Second, it is imperative to track the reputation of agents. Just as email systems struggled with phishing because they lacked native safeguards, the emerging ecosystem of autonomous agents will produce both good and bad agents. There’s going to be scam agents, fraudster agents, or hustler agents.

Horadan says we need a way to monitor an agent’s behavior and accumulate feedback, sort of like a Yelp but for AI agents. A comprehensive reputation framework would allow platforms to flag agents that consistently violate user expectations or demonstrate malicious intent.

Moreover, legal and contractual considerations must be rethought in an agentic environment. Standard checkboxes for terms and conditions or electronic acceptance of contracts assume a conscious human decision. If an agent automatically consents on behalf of its user, the validity of such agreements may be legally questionable.
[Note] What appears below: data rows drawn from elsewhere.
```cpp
template <class F>
int Ctx<F>::fri_begin(size_t blowup_, size_t nrounds, u8* root0) {
  if (!have_validity) return fail(MS_ERR_STATE, "fri_begin before mix");
  if (!root0 || nrounds < 1 || !blowup_) return fail(MS_ERR_ARG, "fri_begin");
  nrounds_done = 0; have_deep = false; blob_size = 0;
  fri_rounds = nrounds; fri_blowup = blowup_;
  if (!d_deg.p && d_deg.ensure(256)) return fail(MS_ERR_NOMEM, "degree word");
  CK(msrt::memset_dev(d_deg.p, 0, 256, stream));
  Round* r = round_slot(0);
  const size_t VL = validity_len;
  r->cap = VL;
  if (r->poly.ensure(VL * E * sizeof(T))) return fail(MS_ERR_NOMEM, "round poly");
  CK(msrt::memset_dev(r->poly.p, 0, VL * E * sizeof(T), stream));
  CK(msrt::d2d(r->poly.p, d_polys.as<T>() + (size_t)npolys * N, VL * sizeof(T), stream));
  size_t nc;
  if (validity_len_host) nc = validity_ncoef;
  else RQ(read_degree_and_root(r->poly.template as<T>(), r->cap, VL, nullptr, &nc, nullptr));
  r->ncoef = nc;
  const size_t deg = nc ? nc - 1 : 0;
  size_t dsize = (deg + 1) * blowup_;
  size_t D = 1; while (D < dsize) D <<= 1;
  r->D = D;
  r->S = dist_chunk(D); r->dist = r->S != 0; r->local_store = false;
  RQ(round_commit(r, nc, 1));
  RQ(read_root(r->nodes, r->ts, root0));
  nrounds_done = 1;
  return MS_OK;
}

template <class F>
int Ctx<F>::fri_deep(const u64* z, u64* B) {
  if (nrounds_done == 0 || nrounds_done >= fri_rounds) return fail(MS_ERR_STATE, "fri_deep out of order");
  if (!z || !B) return fail(MS_ERR_ARG, "fri_deep");
  if (!load_ext(z, &cur_z)) return fail(MS_ERR_ARG, "z not canonical");
  Round* r = rounds[nrounds_done - 1];
  size_t off[2] = {0, 1}, cnt[2] = {(r->ncoef + 1) / 2, r->ncoef / 2};
  T* dst = reinterpret_cast<T*>(pinned);
  if (r->dist) {
    const size_t lc = lcount(r, r->ncoef);
    cnt[0] = (lc + 1) / 2; cnt[1] = lc / 2;
    { PartScope part(this); RQ((eval_views<E>(lpoly(r), 0, lstride(r), 2, off, cnt, 2, cur_z, reinterpret_cast<T*>(xs)))); }
    RQ(exchange(MS_XCHG_ALL_GATHER, 2 * E * sizeof(T)));
    RQ(shard_combine_launch(0, 2 * E, 2, e_pow<F, E>(cur_z, (u64)(r->S / 2)), dst));
  } else
  { arm_next_eval = true; RQ((eval_views<E>(r->poly.template as<T>(), 0, r->cap, 2, off, cnt, 2, cur_z, dst))); }
// ... 138 lines not shown
  }
  *nq_coef_out = nq_coef;
  return 0;
}

template <class F>
int Ctx<F>::fri_tail_round(Round* pr, Round* nr, const XE& a, bool* done) {
  if (digest == MS_DIGEST_KECCAK256) return fri_tail_round_t<msmerkle::Keccak256Kernels>(pr, nr, a, done);
  if (digest == MS_DIGEST_SHA3_256) return fri_tail_round_t<msmerkle::Sha3_256Kernels>(pr, nr, a, done);
  if (digest == MS_DIGEST_BLAKE3) return fri_tail_round_t<msmerkle::Blake3Kernels>(pr, nr, a, done);
  return digest == MS_DIGEST_BLAKE2S256 ? fri_tail_round_t<msmerkle::Blake2sKernels>(pr, nr, a, done) : fri_tail_round_t<msmerkle::Sha256Kernels>(pr, nr, a, done);
}
template <class F> template <class DG>
int Ctx<F>::fri_tail_round_t(Round* pr, Round* nr, const XE& a, bool* done) {
  *done = false;
  const size_t n = pr->ncoef, m = (n + 1) / 2, Dn = nr->D, M = Dn / 2;
  bool z_outside_base = false;
  for (int l = 1; l < E; l++) z_outside_base = z_outside_base || cur_z.c[l] != 0;
  if (!fri_tail_max || pr->D > fri_tail_max || pr->dist || pr->ts.sharded || shardable(M) || !fri_pointwise || !z_outside_base || m > (size_t)mspoly::SH_BS || M < 1) return 0;
  typedef msfri::FriTailKernel<F, E, DG> TK;
  if (M > (size_t)TK::WG_GROUPS << TK::TreeK::MAX_LEVELS) return 0;
  if (ctz64(Dn) > F::TWO_ADICITY) return fail(MS_ERR_SHAPE, "FRI domain larger than the field's two-adicity");
  RQ(tree_shape(Dn, 2, 2, &nr->ts));
  nr->m = 0; nr->base_cw = false;
  if (nr->poly.ensure(nr->cap * E * sizeof(T)) || d_folded.ensure((m + 1) * E * sizeof(T)) || nr->cw.ensure(Dn * E * sizeof(T)) || nr->nodes.ensure(nr->ts.nodes * 32) ||
      d_sh.ensure(sh_scratch_elems(m) * sizeof(T)))
    return fail(MS_ERR_NOMEM, "fused FRI round");
  Plan* pl;
  RQ(get_plan(ctz64(pr->D), 0, false, &pl));
  typename TK::Params tp;
  memset(&tp, 0, sizeof tp);
  tp.do_coef = m >= 2 ? 1 : 0;
  tp.fold = typename TK::FoldK::Params{pr->poly.template as<T>(), pr->cap, n, d_folded.as<T>(), m, a, nullptr};
  if (tp.do_coef) {
    SHPlan sp = sh_plan(d_folded.as<T>(), m, 0, 1, m, cur_z, nr->poly.template as<T>(), false, nr->cap, 0, 1, nullptr, d_sh.as<T>());
    if (sp.nl != 1) return fail(MS_ERR_STATE, "fused FRI round: scan of more than one block");
    tp.scan.jobs = nullptr; tp.scan.inline_job = sp.fin[0]; tp.scan.final_mode = 1;
  }
  unsigned long long* dres = d_deg.as<unsigned long long>();
  tp.deg = typename TK::DegK::Params{nr->poly.template as<T>(), nr->cap, m >= 2 ? m - 1 : 0, dres, 0};
  const size_t per = M < (size_t)TK::WG_GROUPS ? M : (size_t)TK::WG_GROUPS, G = M / per;
  tp.G = (u32)G;
  const XE c = e_add<F, E>(cur_B[0], e_mul<F>(cur_B[1], a));
  tp.eval.src = pr->cw.template as<T>(); tp.eval.src_limb_stride = pr->D; tp.eval.dst = nr->cw.template as<T>(); tp.eval.dst_limb_stride = Dn;
  tp.eval.m_out = Dn; tp.eval.log_m = (u32)ctz64(Dn); tp.eval.groups = 1; tp.eval.shard_W = 0; tp.eval.shard_k = 0;
  tp.eval.tw_lo = pl->tw_lo.template as<T>(); tp.eval.tw_hi = pl->tw_hi.template as<T>(); tp.eval.lo_bits = (u32)pl->lo_bits; tp.eval.log_D = (u32)ctz64(pr->D);
  tp.eval.alpha = a; tp.eval.c2 = e_add<F, E>(c, c); tp.eval.z = cur_z; tp.eval.inv2 = f_inv<F>(F::from_u64(2));
// ... 125 lines not shown
```

### mini-stark_amd/csrc/fri_query.cpp

```cpp
#include "ctx.hpp"

namespace msctx {
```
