int mlb_em_create(mlb_ctx* ctx, mlb_data* data, int k, mlb_em** out)
{
    MLB_ENTER(ctx);
    MLB_REQUIRE(ctx && data && out, "mlb_em_create: null argument");
    MLB_REQUIRE(data->ctx == ctx, "mlb_em_create: data belongs to another context");
    MLB_REQUIRE(k >= 1, "mlb_em_create: number of components must be positive");
    MLB_REQUIRE(data->d <= kDirectMaxDim, "mlb_em_create: D=%d not supported by this build (D <= %d)", data->d, kDirectMaxDim);
    static const int dps[] = {4, 8, 16}, kps[] = {8, 16, 32};
    const bool fused = data->d <= 16 && k <= 32;
    const bool split = !fused && data->d <= 64 && k <= 256;
    int DP = 0, KP = 0, NT = 0;
    if (fused) {
        DP = pad_to(data->d, dps, 3);
        KP = pad_to(k, kps, 3);
        NT = KP / 8;
    } else if (split) {
        DP = (data->d + 3) / 4 * 4;
        const int KG = k > 32 ? 64 : (k > 16 ? 32 : 16);
        KP = (k + KG - 1) / KG * KG;
        NT = KG / 8;
    }
    auto* em = new mlb_em;
    em->ctx = ctx; em->data = data; em->d = data->d; em->k = k;
    em->path = fused ? 1 : split ? 2 : 0;
    em->route = em->path ? em->path : 3;
    if (em->path) {
        em->DP = DP; em->KP = KP; em->NT = NT; em->NE = em_ne(DP); em->NM = em_nm(DP); em->SV = em_sv(DP, KP);
    }
    if (fused) {
        em->fn_step = em_kernel_for<0>(DP, KP);
        em->fn_mstep = em_kernel_for<1>(DP, KP);
        em->fn_emit = em_kernel_for<2>(DP, KP);
        em->fn_score = em_kernel_for<3>(DP, KP);
        em->smem_fused = DP <= 8 ? em_small_smem_bytes(DP, KP) : em_smem_bytes(DP, KP);
    } else if (split) {
        em->fn_split_e = NT == 8 ? em_split_e_kernel<8> : NT == 4 ? em_split_e_kernel<4> : em_split_e_kernel<2>;
        em->fn_split_score = NT == 8 ? em_split_e_kernel<8 + kSpScore> : NT == 4 ? em_split_e_kernel<4 + kSpScore> : em_split_e_kernel<2 + kSpScore>;
        int best_waste = 1 << 30;
        for (int mw = 3; mw <= 5; ++mw) {
            const int slabs = (em->NM + 4 * mw - 1) / (4 * mw), waste = slabs * 4 * mw - em->NM;
            if (waste <= best_waste) { best_waste = waste; em->MW = mw; }
        }
        if (NT == 8) em->fn_split_m = em->MW == 3 ? em_split_m_kernel<8, 3> : em->MW == 4 ? em_split_m_kernel<8, 4> : em_split_m_kernel<8, 5>;
        else if (NT == 4) em->fn_split_m = em->MW == 3 ? em_split_m_kernel<4, 3> : em->MW == 4 ? em_split_m_kernel<4, 4> : em_split_m_kernel<4, 5>;
        else em->fn_split_m = em->MW == 3 ? em_split_m_kernel<2, 3> : em->MW == 4 ? em_split_m_kernel<2, 4> : em_split_m_kernel<2, 5>;
        em->smem_split_e = em_split_e_smem(NT, DP, KP);
        em->smem_split_m = em_split_m_smem(NT, DP);
    }
    if (em->path) {
        em->feat_e.assign(static_cast<size_t>(em->NE) * 4, make_int2(-1, -1));
        const int DQ = DP / 4, J0 = em_ne_offdiag(DP);
        auto put = [&](int j, int c, int a, int b) { em->feat_e[static_cast<size_t>(j) * 4 + c] = make_int2(std::min(a, b), std::max(a, b)); };
        for (int a = 0; a < DP - 4; ++a)
            for (int m = a / 4 + 1; m < DQ; ++m)
                for (int c = 0; c < 4; ++c) put(em_estep_offdiag(DP, a, m), c, a, 4 * m + c);
        for (int m = 0; m < DQ; ++m)
            for (int c = 0; c < 4; ++c) {
                put(J0 + m, c, 4 * m + c, 4 * m + c);
                put(J0 + DQ + m, c, 4 * m + c, 4 * m + ((c + 1) & 3));
            }
        for (int h = 0; h < (DQ + 1) / 2; ++h)
            for (int c = 0; c < 4; ++c) {
                const int mx = 2 * h + (c >> 1);
                if (mx < DQ) put(J0 + 2 * DQ + h, c, 4 * mx + c, 4 * mx + ((c + 2) & 3));
            }
        for (int m = 0; m < DQ; ++m)
            for (int c = 0; c < 4; ++c) em->feat_e[static_cast<size_t>(em->NE - DQ + m) * 4 + c] = make_int2(4 * m + c, DP);
        em->feat_m.assign(static_cast<size_t>(em->NM) * 8, make_int2(DP + 1, DP + 1));
        size_t f = 0;
        em->feat_m[f++] = make_int2(DP, DP);
        for (int a = 0; a < DP; ++a) em->feat_m[f++] = make_int2(a, DP);
        for (int a = 0; a < DP; ++a)
            for (int b = a; b < DP; ++b) em->feat_m[f++] = make_int2(a, b);
    }
    if (fused && DP <= 8) {
        for (size_t f = 0; f < em->feat_m.size(); ++f) {
            int2 ab = make_int2(DP + 1, DP + 1);
            if (f < em->feat_e.size() && em->feat_e[f].x >= 0) ab = em->feat_e[f];
            if (static_cast<int>(f) == em_small_count_slot(DP)) ab = make_int2(DP, DP);
            em->feat_m[f] = ab;
        }
    }
    {
        EmDirect& dr = em->dr;
        dr.capable = true;
        dr.DP = (em->d + 7) / 8 * 8;
        dr.NB = dr.DP / 8;
        dr.KPr = (k + 7) / 8 * 8;
        dr.IMG = dr_img_len(dr.DP);
        dr.L = dr_stat_len(dr.DP);
        const long long svd = static_cast<long long>(k) * dr.L + 8;
        if (svd >= (1ll << 31)) { delete em; set_error("mlb_em_create: D=%d, K=%d: statistics vector too long", data->d, k); return MLB_EINVAL; }
        dr.SVd = static_cast<int>(svd);
        dr.cb = static_cast<int>(std::max<size_t>(1, std::min<size_t>(std::min(16, k), (12 * 1024) / (sizeof(double) * dr.IMG))));
        const int T = dr_tiles(dr.NB);
        if (T <= 4 * kDrSlots) {
            const int by_smem = static_cast<int>((96 * 1024) / (sizeof(double) * 2 * kDrSub * (dr.DP + 12))) - 1;
            dr.cg = std::max(1, std::min({16, k, 4 * kDrSlots / T, by_smem}));
            dr.tiles_per_range = T;
            dr.n_ranges = 1;
        } else {
            dr.cg = 1;
            dr.tiles_per_range = 4 * kDrSlots;
            dr.n_ranges = (T + 4 * kDrSlots - 1) / (4 * kDrSlots);
        }
        dr.smem_e = em_direct_e_smem(dr.DP, dr.cb);
        dr.smem_m = em_direct_m_smem(dr.DP, dr.cg, em->d);
        dr.sc_bounds[0] = 0;
        for (int v = 0; v < kVirtualShards; ++v)
            dr.sc_bounds[v + 1] = dr.sc_bounds[v] + std::min<int64_t>(data->lay.vshard_chunk[v + 1] - data->lay.vshard_chunk[v], kDrSuperPerVshard);
        dr.gpus.resize(ctx->gpus.size());
    }
    em->gpus.resize(ctx->gpus.size());
    int rc = for_each_gpu(ctx, [&](int g, Gpu& gpu) -> int {
        EmGpu& eg = em->gpus[g];
        EmDirectGpu& dg = em->dr.gpus[g];
        const DataShard& sh = data->shards[g];
        MLB_CUDA(cudaMallocFromPoolAsync(&eg.params, sizeof(double) * em->params_len(), gpu.pool, gpu.stream));
        MLB_CUDA(cudaMallocFromPoolAsync(&eg.ll, sizeof(double) * kLlRing, gpu.pool, gpu.stream));
        MLB_CUDA(cudaMallocFromPoolAsync(&eg.ll_counter, sizeof(unsigned long long), gpu.pool, gpu.stream));
        MLB_CUDA(cudaMemsetAsync(eg.ll_counter, 0, sizeof(unsigned long long), gpu.stream));
        MLB_CUDA(cudaMallocFromPoolAsync(&eg.counter, sizeof(unsigned), gpu.pool, gpu.stream));
        MLB_CUDA(cudaMallocFromPoolAsync(&dg.img, sizeof(double) * static_cast<size_t>(k) * em->dr.IMG, gpu.pool, gpu.stream));
        MLB_CUDA(cudaMallocFromPoolAsync(&dg.kappa, sizeof(double) * k, gpu.pool, gpu.stream));
        MLB_CUDA(cudaMemsetAsync(dg.kappa, 0, sizeof(double) * k, gpu.stream));
        {
            const size_t fin_smem = finalize_smem(em, nullptr);
            if (fin_smem > 48 * 1024)
                MLB_CUDA(cudaFuncSetAttribute(reinterpret_cast<const void*>(em_finalize_kernel), cudaFuncAttributeMaxDynamicSharedMemorySize, static_cast<int>(fin_smem)));
        }
        int sms = 0;
        MLB_CUDA(cudaDeviceGetAttribute(&sms, cudaDevAttrMultiProcessorCount, gpu.device));
        if (em->path) {
            const size_t theta_len = static_cast<size_t>(em_theta_len(DP, KP));
            MLB_CUDA(cudaMallocFromPoolAsync(&eg.theta[0], sizeof(double) * theta_len, gpu.pool, gpu.stream));
            MLB_CUDA(cudaMallocFromPoolAsync(&eg.theta[1], sizeof(double) * theta_len, gpu.pool, gpu.stream));
            MLB_CUDA(cudaMallocFromPoolAsync(&eg.partials, sizeof(double) * std::max<int64_t>(1, sh.n_chunks()) * em->SV, gpu.pool, gpu.stream));
            MLB_CUDA(cudaMallocFromPoolAsync(&eg.vsum, sizeof(double) * kVirtualShards * em->SV, gpu.pool, gpu.stream));
            MLB_CUDA(cudaMallocFromPoolAsync(&eg.feat_m, sizeof(int2) * em->feat_m.size(), gpu.pool, gpu.stream));
            MLB_CUDA(cudaMallocFromPoolAsync(&eg.feat_e, sizeof(int2) * em->feat_e.size(), gpu.pool, gpu.stream));
            MLB_CUDA(cudaMemsetAsync(eg.vsum, 0, sizeof(double) * kVirtualShards * em->SV, gpu.stream));
            MLB_CUDA(cudaMemcpyAsync(eg.feat_m, em->feat_m.data(), sizeof(int2) * em->feat_m.size(), cudaMemcpyHostToDevice, gpu.stream));
            MLB_CUDA(cudaMemcpyAsync(eg.feat_e, em->feat_e.data(), sizeof(int2) * em->feat_e.size(), cudaMemcpyHostToDevice, gpu.stream));
        }
        if (em->path == 1) {
            const size_t smem = em->smem_fused;
            for (EmKernelFn fn : {em->fn_step, em->fn_mstep, em->fn_emit, em->fn_score})
                MLB_CUDA(cudaFuncSetAttribute(reinterpret_cast<const void*>(fn), cudaFuncAttributeMaxDynamicSharedMemorySize, static_cast<int>(smem)));
            int per_sm = 0;
            MLB_CUDA(cudaOccupancyMaxActiveBlocksPerMultiprocessor(&per_sm, reinterpret_cast<const void*>(em->fn_step), em->DP <= 8 ? kSmallThreads : kEmThreads, smem));
            MLB_REQUIRE(per_sm >= 1, "mlb_em_create: EM kernel does not fit on an SM");
            eg.grid = per_sm * sms;
        } else if (em->path == 2) {
            std::vector<int2> off(em->feat_e.size());
            for (size_t i = 0; i < off.size(); ++i) off[i] = em->feat_e[i].x < 0 ? make_int2(DP + 1, DP + 1) : em->feat_e[i];
            MLB_CUDA(cudaMallocFromPoolAsync(&eg.feat_e_off, sizeof(int2) * off.size(), gpu.pool, gpu.stream));
            MLB_CUDA(cudaMemcpyAsync(eg.feat_e_off, off.data(), sizeof(int2) * off.size(), cudaMemcpyHostToDevice, gpu.stream));
            MLB_CUDA(cudaStreamSynchronize(gpu.stream));
            MLB_CUDA(cudaMallocFromPoolAsync(&eg.r, sizeof(double) * std::max<int64_t>(1, sh.n()) * KP, gpu.pool, gpu.stream));
            {
                const size_t n_tiles = static_cast<size_t>(std::max<int64_t>(1, sh.n_chunks())) * (data->lay.chunk / kSpTile);
                MLB_CUDA(cudaMallocFromPoolAsync(&eg.ll_tile, sizeof(double) * n_tiles, gpu.pool, gpu.stream));
                MLB_CUDA(cudaMemsetAsync(eg.ll_tile, 0, sizeof(double) * n_tiles, gpu.stream));
            }
            MLB_CUDA(cudaMemsetAsync(eg.partials, 0, sizeof(double) * std::max<int64_t>(1, sh.n_chunks()) * em->SV, gpu.stream));
            MLB_CUDA(cudaFuncSetAttribute(reinterpret_cast<const void*>(em->fn_split_e), cudaFuncAttributeMaxDynamicSharedMemorySize, static_cast<int>(em->smem_split_e)));
            MLB_CUDA(cudaFuncSetAttribute(reinterpret_cast<const void*>(em->fn_split_score), cudaFuncAttributeMaxDynamicSharedMemorySize, static_cast<int>(em->smem_split_e)));
            MLB_CUDA(cudaFuncSetAttribute(reinterpret_cast<const void*>(em->fn_split_m), cudaFuncAttributeMaxDynamicSharedMemorySize, static_cast<int>(em->smem_split_m)));
            int per_e = 0, per_m = 0;
            MLB_CUDA(cudaOccupancyMaxActiveBlocksPerMultiprocessor(&per_e, reinterpret_cast<const void*>(em->fn_split_e), kSpThreads, em->smem_split_e));
            MLB_CUDA(cudaOccupancyMaxActiveBlocksPerMultiprocessor(&per_m, reinterpret_cast<const void*>(em->fn_split_m), kSpThreads, em->smem_split_m));
            MLB_REQUIRE(per_e >= 1 && per_m >= 1, "mlb_em_create: EM kernels do not fit on an SM (D=%d, K=%d)", em->d, em->k);
            eg.grid_e = per_e * sms;
            eg.grid_m = per_m * sms;
        }
        MLB_CUDA(cudaStreamSynchronize(gpu.stream));
        return MLB_OK;
    });
    if (rc != MLB_OK) { mlb_em_destroy(em); return rc; }
    *out = em;
    return MLB_OK;
}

So there will have to be a way to ensure that agents either prompt for explicit human confirmation or operate under pre-negotiated legal frameworks that clearly delineate the scope of their authority.

To address these challenges, Vouched has proposed a Know Your Agent framework and an Identity Extension for MCP. Drawing on principles from OAuth 2.0, this specification would enable durable, scoped authorizations tied to a session key that the agent presents when requesting permitted actions; clear identification of the agent’s own credentials, separate from the user’s identity; a reporting mechanism through which service providers submit structured feedback to an impartial rating authority.

This is MCPI, the identity extensions to Anthropic’s MCP protocol, a new identity layer from Vouched. In the presentation, Horadan expands on how MCPI fits into existing IAM and CIAM systems, and what role mDLs, EUDI and verifiable credentials play.

The presentation also launched into a demo, showing how it all would work conceptually, in an easier-to-parse visual flow.

 

Digital Identity Rights Framework

A paper offers a model designed to protect behavioral, biometric and personality-based digital likeness attributes to address the need as generative AI and its products become more widespread. The “Digital Identity Rights Framework” (DIRF) sets out a framework for digital identity protection and clone governance in agentic AI systems.

It was formulated by a team of researchers from academia and companies including Nokia, Deloitte and J.P. Morgan.

Available on arxiv, the paper defines 63 enforceable identity-centric controls across nine domains, with each control categorized as legal, technical or hybrid, which the authors say enables flexible adoption in real-world AI systems. Domains such as identity consent, model training governance, traceability, memory drift and monetization enforcement help to protect individuals against unauthorized use, modeling and monetization of their digital identity.

Interestingly, the framework not only aims to protect human identity but actually improves AI system performance. According to evaluation, results appear to show that the DIRF framework “substantially enhances” LLM performance across metrics. While the specifics are somewhat technical, the end result supposedly achieves greater prompt reliability and execution stability.

The authors outline an implementation roadmap and how it can be operationalized in AI systems, as DIRF is compatible with AI security layers such as NIST AI RMF and OWASP LLM Top 10 among others.